International law scholarship has long struggled with the clash between the irresistible force of moral universalism and the immovable object of voluntarist sovereignty. However, ‘human good vs sovereignty’ represents unhelpful binary extremes. Holding any particular value to be ‘fundamental’, and especially then deriving legal consequence from that determination, risks engaging in an ‘eye of the beholder’ norm popularity contest. It is observable social fact that international law is not always derived from state will and that state power can be curtailed by it. The system ultimately represents an uneasy balance between various (at times) competing imperatives of state autonomy, communitarianism, moral value, practicality, and certainty.
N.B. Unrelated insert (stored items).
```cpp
int enhance_impl(ou_handle* h, const float* mix, float* out, const float* noise, int32_t B, int32_t T_raw,
                 const int32_t* t_raw, int32_t n_steps, double epsilon, const float* sigma_host, int32_t warm_start,
                 uint32_t flags, void* ws, size_t ws_bytes, ou_stream_t stream) {
  if (!h || !mix || !out || !ws || B < 1 || T_raw < 1) return fail(h, OU_EINVAL, "bad argument");
  if (t_raw)
    if (const int rc = check_rows(h, "ou_enhance_var", 'b', t_raw, B, T_raw, true)) return rc;
  const bool use_aux = (flags & OU_ENH_USE_AUX_SIGNAL) != 0;
  const bool counter = h->noise_src.on;
  if (const int rc = check_noise_source(h, noise, B, "the rows of the call (", !use_aux)) return rc;
  if (const int rc = check_steps(h, n_steps, warm_start)) return rc;
  const Model& m = h->m;
  const int T = T_raw + (m.tot_ds - T_raw % m.tot_ds);
  const bool need_wav = use_aux || warm_start >= 0;
  if (const int rc = check_walk_length(h, T_raw, T, need_wav, "; ou_enhance_segments enhances it in windows")) return rc;
  if (!h->ws_ok(ws, ws_bytes, B, T))
    return fail(h, OU_EINVAL, "workspace was not prepared by ou_workspace_init for this (B, T_raw + pad)");
  if (counter && !use_aux)
    if (const int rc = check_noise_scratch(h, B, T, "ou_noise_scratch_bytes")) return rc;
  CallScope scope(h, (flags & OU_ENH_SERIAL) || h->lanes > 1);
  hipStream_t st = (hipStream_t)stream;
  Runner r(h, ws, ws_bytes, false, st, B);
  Persist P = layout_persist(r, T);
  if (r.oom) return finish(h, r);

  const SamplerTables tab(m.cfg, n_steps, epsilon, sigma_host);
  tab.upload_coef(r, P);
  if (t_raw) {
    if (const int rc = set_levels(r, T)) return rc;
    upload_row_lengths(r, P.rows, P.lens, t_raw, B);
    r.set_ragged(P.lens, P.rows);
  }
  if (need_wav && (!m.dec.present || m.dec.act != OU_ACT_SNAKE))
    return fail(h, OU_ENOTIMPL, "aux_to_wav needs the snake signal-decoupling layer (UNIVERSE++)");
  const int n_start = warm_start >= 0 ? warm_start : 0;
  auto z = row_noise(r, noise, n_start, T, t_raw);

  size_t mark;
  {
    auto keep = h->tensors;
    Runner d(h, nullptr, 0, true, nullptr, B);
    Persist Pd = layout_persist(d, T);
    run_condition(d, Pd, nullptr, T);
    mark = d.off;
    h->tensors = keep;
  }

  FirstPass first;
  bool have_first = false;
  if (!use_aux) {
    tab.upload_film(r, P);
    const int share2 = Runner::gru_share_of(h->lanes, B, true);
    const bool gru_fit = gru_ring_batch_cap(m.s_gru.H, h->num_cu, share2, 0, B, h->lanes) >= 1 &&
                         gru_ring_batch_cap(m.c_gru0.H, h->num_cu, share2, 0, B, h->lanes) >= 1;
    if (warm_start < 0 && h->overlap && gru_fit) {
      r.gru_shared = true;
      init_x(r, P, z(0), nullptr, tab.sigma[n_start], T, true);
      const size_t save = r.off;
      r.fork(st, 2);
      normalize(r, P, mix, B, T_raw, T);
      r.st = h->aux[2];
      r.off = mark;
      first.E = run_score_enc(r, P, P.x.p, P.coef + n_start, 0, P.film + (size_t)n_start * m.film.rows, 0, T);
      first.off_after_enc = r.off;
      r.st = st;
      r.off = save;
      have_first = true;
    }
  }
  if (!have_first) normalize(r, P, mix, B, T_raw, T);
  run_condition(r, P, P.mixn.p, T);
  r.gru_shared = false;
  if (!r.dry && r.ok() && r.off != mark) return fail(h, OU_EINVAL, "internal: workspace layout mismatch");
  h->cond_B = r.ragged ? 0 : B;
  h->cond_T = T;

  if (need_wav) decouple(r, P);
  if (use_aux) {
    post(r, P, P.wav.p, out, B, T_raw, T, PostFlags(flags));
    return finish(h, r);
  }
  sample(r, P, T, tab, n_start, warm_start >= 0 ? P.wav.p : nullptr, true, z, have_first ? &first : nullptr);
  post(r, P, P.x.p, out, B, T_raw, T, PostFlags(flags));
  return finish(h, r);
}
}

extern "C" {

int ou_enhance(ou_handle* h, const float* mix, float* out, const float* noise, int32_t B, int32_t T_raw, int32_t n_steps,
               double epsilon, const float* sigma_host, int32_t warm_start, uint32_t flags, void* ws, size_t ws_bytes,
               ou_stream_t stream) {
  return enhance_impl(h, mix, out, noise, B, T_raw, nullptr, n_steps, epsilon, sigma_host, warm_start, flags, ws, ws_bytes,
                      stream);
}

int ou_enhance_var(ou_handle* h, const float* mix, float* out, const float* noise, int32_t B, int32_t T_raw_max,
                   const int32_t* t_raw, int32_t n_steps, double epsilon, const float* sigma_host, int32_t warm_start,
                   uint32_t flags, void* ws, size_t ws_bytes, ou_stream_t stream) {
  if (!t_raw) return fail(h, OU_EINVAL, "ou_enhance_var: t_raw must be given (ou_enhance takes batches of equal lengths)");
  return enhance_impl(h, mix, out, noise, B, T_raw_max, t_raw, n_steps, epsilon, sigma_host, warm_start, flags, ws, ws_bytes,
                      stream);
}

}

namespace {
struct EnsArea {
  size_t lens_b, members, hist, total;
};
EnsArea ens_area(int B, int E, long long cols) {
  EnsArea a;
  size_t off = 0;
  a.lens_b = off; off += align256((size_t)B * kMaxLenLevels * 4);
  a.members = off; off += align256((size_t)E * B * (size_t)cols * 4);
  a.hist = off; off += align256(((size_t)B * E + B) * 4);
  a.total = off;
  return a;
}

class Replicator {
  Runner& r;
  const int E;
  ReplicateTable tab;
  int n = 0;

 public:
  Replicator(Runner& r_, int E_) : r(r_), E(E_) {}
  void add(void* p, size_t words) {
    if (n == kReplicateEntries) flush();
    tab.p[n] = (unsigned*)p;
    tab.n[n] = (long long)words;
    n++;
  }
  void add(const Tensor& t, int rows) { add(t.p, (size_t)rows * t.C * t.T); }
  void flush() {
    if (n) r.launch("replicate rows", [&] { return launch_replicate_rows(tab, n, E, r.st); });
    n = 0;
  }
};
void replicate_conditioned(Runner& r, Persist& P, int rows, int E, bool with_stats, bool with_wav) {
  Replicator rep(r, E);
  for (size_t j = 0; j < P.cond.size(); j++) { rep.add(P.cond[j], rows); rep.add(P.sc[j], rows); }
  rep.add(P.aux, rows);
  rep.add(P.latent, rows);
  rep.add(P.mixn, rows);
  if (with_stats) rep.add(P.stats, (size_t)rows * 4);
  rep.add(P.mel_scale, (size_t)rows);
  if (with_wav) rep.add(P.wav, rows);
  rep.flush();
}

int ensemble_impl(ou_handle* h, const float* mix, float* out, float* members_out, const float* noise, int32_t B, int32_t T_raw,
                  const int32_t* t_raw, int32_t E, int32_t stat, int32_t n_steps, double epsilon, const float* sigma_host,
// ... 1172 lines not shown
```

Before: 609.7 x_realtime.

## Overlap first score-decoder pass with conditioner via per-level sc events

The first diffusion step's score decoder now runs on side stream 2. Each decoder block waits only on an event recorded after the conditioner produces that level's sc tensor, not on the whole conditioner. This lets decoder levels start while later conditioner levels are still computing, which shortens the critical path of the first step. It adds per-level event records and waits, plus cross-stream hazards on shared workspace, and can be turned off with dec_overlap=0.

Measured after the change: 615.4 x_realtime, median of 6. About the same (+0.9%).

```diff
diff --git a/open-universe_amd/csrc/ou_api.cpp b/open-universe_amd/csrc/ou_api.cpp
--- a/open-universe_amd/csrc/ou_api.cpp
+++ b/open-universe_amd/csrc/ou_api.cpp
@@ -34,6 +34,7 @@
   int dbg_dec0_under_gru = 0;
   int tile_prefetch = 1;
   int trace = 0, no_overlap = 0, ts = 0, deep_factor = 8, mask_fused = 1, split_wino = 1, d2_tile_rule = 1;
+  int dec_overlap = 1;
   int ens_share = 1;
   double tile_min = -1.0;
   std::string chain_ts;
@@ -147,6 +148,7 @@
     {"ts", &Options::ts, nullptr, false, "1: per-wave phase stamps in ou_bench_conv (tuning)"},
     {"trace", &Options::trace, nullptr, false, "1: one line per conv launch on stderr"},
     {"no_overlap", &Options::no_overlap, nullptr, false, "1: no side streams inside a call (every kernel alone on the device)"},
+    {"dec_overlap", &Options::dec_overlap, nullptr, false, "ou_enhance / ou_enhance_var: 1 = the first score-decoder pass on side stream 2, each level behind the conditioner's sc of that level; 0 = behind the whole conditioner"},
     {"ens_share", &Options::ens_share, nullptr, false, "ou_enhance_ensemble: 1 = conditioner once over the B inputs, its results replicated; 0 = over all E * B rows"},
     {"dbg", &Options::dbg, nullptr, true, "phase ablation switches of the conv kernels: WRONG results by design"},
     {"dbg_dec0", &Options::dbg_dec0_under_gru, nullptr, true, "first decoder block under the GRU: upper-bound measurement, WRONG results"},
@@ -247,6 +249,22 @@
   }
   void fork(hipStream_t from, int k) { wait_for(from, h->aux[k], "fork record", "fork wait"); }
   void join(int k, hipStream_t to) { wait_for(h->aux[k], to, "join record", "join wait"); }
+  void join_always(int k, hipStream_t to) {
+    if (ok()) { join(k, to); return; }
+    if (dry) return;
+    hipEvent_t e = next_event();
+    if (e && hipEventRecord(e, h->aux[k]) == hipSuccess) (void)hipStreamWaitEvent(to, e, 0);
+  }
+  hipEvent_t record_here(const char* w) {
+    if (dry || !ok()) return nullptr;
+    hipEvent_t e = next_event();
+    if (!e) { herr = hipErrorOutOfMemory; where = "event"; return nullptr; }
+    launch(w, [&] { return hipEventRecord(e, st); });
+    return e;
+  }
+  void wait_here(hipEvent_t e, const char* w) {
+    if (e) launch(w, [&] { return hipStreamWaitEvent(st, e, 0); });
+  }
   const int* lens_of(int Tl) {
     if (!ragged) return nullptr;
     for (int l = 0; l < lv.n; l++)
@@ -482,9 +500,10 @@
     return s;
   }
   void body(const BlockL& Bk, const Tensor& hu, const Tensor& c1, const Tensor& c2, const Tensor& v, const std::string& nm,
-            Epi e1, bool need_c1, bool c1_private, const Tensor& act = Tensor()) {
+            Epi e1, bool need_c1, bool c1_private, const Tensor& act = Tensor(), hipEvent_t add_ready = nullptr) {
     const int depth = dry ? 0 : plan_chain(Bk, hu, c1, v, e1, need_c1);
     if (depth == 3 || depth == 2) {
+      wait_here(add_ready, "cond wait");
       if (depth == 2) conv(Bk.c1, hu, nm + ".c1", e1, &c1);
       if (!ok()) return;
       ChainArgs ca = chain_args(Bk, depth, hu, c1, v, e1, need_c1);
@@ -505,10 +524,12 @@
     }
     Epi e3;
     e3.res = dry ? nullptr : hu.p; e3.res_scale = kInvSqrt2;
+    const Tensor in1 = activated(Bk.c1, hu, act);
+    wait_here(add_ready, "cond wait");
     if (body_block3(Bk, hu, c1, c2, v, nm, e1, e3)) return;
     if (env.preact && c1_private && Bk.c2.act) { e1.out_act = true; e1.out_alpha = h->alphas[Bk.c2.a_off]; }
     Epi e2;
-    e2.act = !conv(Bk.c1, activated(Bk.c1, hu, act), nm + ".c1", e1, &c1).stored_act;
+    e2.act = !conv(Bk.c1, in1, nm + ".c1", e1, &c1).stored_act;
     if (env.preact && Bk.c3.act) { e2.out_act = true; e2.out_alpha = h->alphas[Bk.c3.a_off]; }
     e3.act = !conv(Bk.c2, activated(Bk.c2, c1, act), nm + ".c2", e2, &c2).stored_act;
     conv(Bk.c3, activated(Bk.c3, c2, act), nm + ".v", e3, &v);
@@ -535,7 +556,7 @@
   struct BlockOut { Tensor h_next, v, c1; };
   BlockOut block(const BlockL& Bk, const Tensor& hin, const std::string& nm, const float* film, int film_bs,
                  const float* input_cond, const float* res, bool need_c1 = false, const Tensor* c1_dst = nullptr,
-                 const Tensor* v_dst = nullptr) {
+                 const Tensor* v_dst = nullptr, hipEvent_t cond_ready = nullptr) {
     const Tensor hu = up_path(Bk, hin, nm, res);
     Epi e1;
     if (input_cond) { e1.add = input_cond; e1.add_scale = kInvSqrt2; }
@@ -545,7 +566,7 @@
     const Tensor c2 = alloc(nm + ".c2", Bk.c2.Cout, hu.T);
     o.v = v_dst ? *v_dst : alloc(nm + ".v", Bk.c3.Cout, hu.T);
     const Tensor act = Bk.has_snake() ? alloc(nm + ".act", Bk.C, hu.T) : Tensor();
-    body(Bk, hu, o.c1, c2, o.v, nm, e1, need_c1, !need_c1 && !c1_dst, act);
+    body(Bk, hu, o.c1, c2, o.v, nm, e1, need_c1, !need_c1 && !c1_dst, act, cond_ready);
     o.h_next = down_path(Bk, o.v, nm);
     return o;
   }
@@ -643,12 +664,17 @@
   return P;
 }
 
-void run_condition(Runner& r, Persist& P, const float* mix_norm, int T) {
+struct CondReady {
+  std::vector<hipEvent_t> sc;
+};
+
+void run_condition(Runner& r, Persist& P, const float* mix_norm, int T, CondReady* ready = nullptr) {
   const Model& m = r.h->m;
   const int L = T / m.tot_ds;
   const int n = m.n_levels - 1;
   hipStream_t main = r.st;
   const bool ov = r.h->overlap && !r.dry && r.h->lanes <= 1;
+  if (ready) ready->sc.assign(m.n_blocks, nullptr);
   if (ov) { r.fork(main, 0); r.st = r.h->aux[0]; }
   Tensor mel = r.alloc("cond.mel", m.mel.n_mels, L);
   float* esum = r.alloc_raw((size_t)r.B * L);
@@ -709,6 +735,7 @@
       Runner::Epi es;
       es.act = false;
       r.conv(m.s_sig[j], bo.c1, "cond.sc" + std::to_string(j), es, &P.sc[j]);
+      if (ready) ready->sc[j] = r.record_here("sc ready record");
     }
   }
 }
@@ -739,7 +766,8 @@
   return E;
 }
 void run_score_dec(Runner& r, Persist& P, const ScoreEnc& E, const float* x, const float* noise, float* out, int mode,
-                   const StepCoef* coef, int coef_bs, const float* film_row, int film_bs, int T, const Tensor* dec0_done = nullptr) {
+                   const StepCoef* coef, int coef_bs, const float* film_row, int film_bs, int T, const Tensor* dec0_done = nullptr,
+                   const CondReady* sc_ready = nullptr) {
   const Model& m = r.h->m;
   Tensor y = E.hg;
   for (int j = 0; j < m.n_blocks; j++) {
@@ -747,7 +775,8 @@
     const float* fr = film_row ? film_row + m.film.dec_off[j] : nullptr;
     const Tensor& res = E.residuals[m.n_blocks - 1 - j];
     const float* resp = (j == 0 && E.fuse_res) ? nullptr : res.p;
-    auto bo = r.block(m.s_dec[j], y, "score.dec" + std::to_string(j), fr, film_bs, P.sc[j].p, resp);
+    auto bo = r.block(m.s_dec[j], y, "score.dec" + std::to_string(j), fr, film_bs, P.sc[j].p, resp, false, nullptr, nullptr,
+                      sc_ready ? sc_ready->sc[j] : nullptr);
     y = bo.v;
   }
   r.launch_masked("score.out", out, 1, T, [&](const int* ln) {
@@ -1335,6 +1364,7 @@
 struct FirstPass {
   ScoreEnc E;
   size_t off_after_enc = 0;
+  const CondReady* sc_ready = nullptr;
 };
 template <typename NoiseFn>
 void sample(Runner& r, Persist& P, int T, const SamplerTables& tab, int n_start, const float* warm, bool mask_x0, NoiseFn z,
@@ -1344,9 +1374,20 @@
   if (!first) init_x(r, P, z(0), warm, tab.sigma[n_start], T, mask_x0);
   const size_t step_mark = r.off;
   for (int n = n_start; n < n_steps; n++) {
-    const float* zn = n == n_steps - 1 ? nullptr : z(n + 1);
     const StepCoef* cf = P.coef + n;
     const float* fr = P.film + (size_t)n * m.film.rows;
+    if (first && n == n_start && first->sc_ready) {
+      hipStream_t main = r.st;
+      r.st = r.h->aux[2];
+      const float* zn = n == n_steps - 1 ? nullptr : z(n + 1);
+      r.off = first->off_after_enc;
+      run_score_dec(r, P, first->E, P.x.p, zn, P.x.p, OUT_UPDATE, cf, 0, fr, 0, T, nullptr, first->sc_ready);
+      r.st = main;
+      r.join_always(2, main);
+      if (!r.ok()) break;
+      continue;
+    }
+    const float* zn = n == n_steps - 1 ? nullptr : z(n + 1);
     if (first && n == n_start) {
       r.join(2, r.st);
       r.off = first->off_after_enc;
@@ -1428,7 +1469,14 @@
     }
   }
   if (!have_first) normalize(r, P, mix, B, T_raw, T);
-  run_condition(r, P, P.mixn.p, T);
+  CondReady sc_ready;
+  const bool dec_beside = have_first && r.env.dec_overlap != 0;
+  run_condition(r, P, P.mixn.p, T, dec_beside ? &sc_ready : nullptr);
+  if (dec_beside && r.ok()) {
+    for (hipEvent_t e : sc_ready.sc)
+      if (!e) { r.herr = hipErrorInvalidValue; r.where = "a signal-condition tensor without its event"; }
+  }
+  if (dec_beside) first.sc_ready = &sc_ready;
   r.gru_shared = false;
   if (!r.dry && r.ok() && r.off != mark) return fail(h, OU_EINVAL, "internal: workspace layout mismatch");
   h->cond_B = r.ragged ? 0 : B;
```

We should recognise that balance and look to promote fundamental values while acknowledging the limitations of the system. Uncritically and subjectively asserting ‘fundamental value’ is a voice into the void; ignoring fundamental values represents an unforgivable paucity of ambition for the project of international law.
– James A. Green, Professor of Public International Law
International law is not a neutral actor that responds to concepts. It is the authoritative process by which laws and norms are made and shared values are sought to be realised. It is there for the main actors—states, international organisations, and NGOs—to use imaginatively to protect and develop what is valued. Preeminent among such organisations, ever expanding in their number, is the United Nations: global in its membership and in the reach of its work. Part of its work is indeed to promote and develop international law, which it has done in a great variety of ways. Ideas that found their place in the Purposes and Principles of the Charter, and perhaps occasionally elsewhere in the Charter, have developed enormously through practice. Self-determination and human rights are examples. Yet other matters which found no mention in the Charter such as democracy, action against terrorism, protection of the environment, protecting international peace through peacekeeping, and bringing perpetrators of international crimes to justice, have been developed through practice to achieve a perceived common good. One of the major challenges today is to ensure that the UN, as it uses different mechanisms to realise values it wishes to protect, itself operates within the confines of international law.
– Dame Rosalyn Higgins DBE QC, Former President of the International Court of Justice
It is not difficult to fathom why the internationalist and managerialist spirit of the profession has constantly been translating itself into the invocation of notions like general interests, global values, and global commons. After all, international law, as an argumentative practice, has remained a continuation of the global conversation about how to mediate between the private and the public, the particular and the general, the individual and the universal. And yet, I have always been struck by how little suspicion international lawyers have shown towards the way in which these notions have been invoked and deployed, in international legal thought and international practice, in support of strategies of exclusion and domination. This is even more surprising given international lawyers’ contemporary self-proclaimed critical mindset. In this context, I believe that the pressing question for international lawyers meeting in Naples this year is not whether international lawyers can (or should) emancipate themselves from their internationalist and managerialist spirit and from the notions through which the latter manifest itself, but rather, whether the notions of general interests, global values, and global commons actually achieve what international lawyers claim they achieve in international legal thought and practice.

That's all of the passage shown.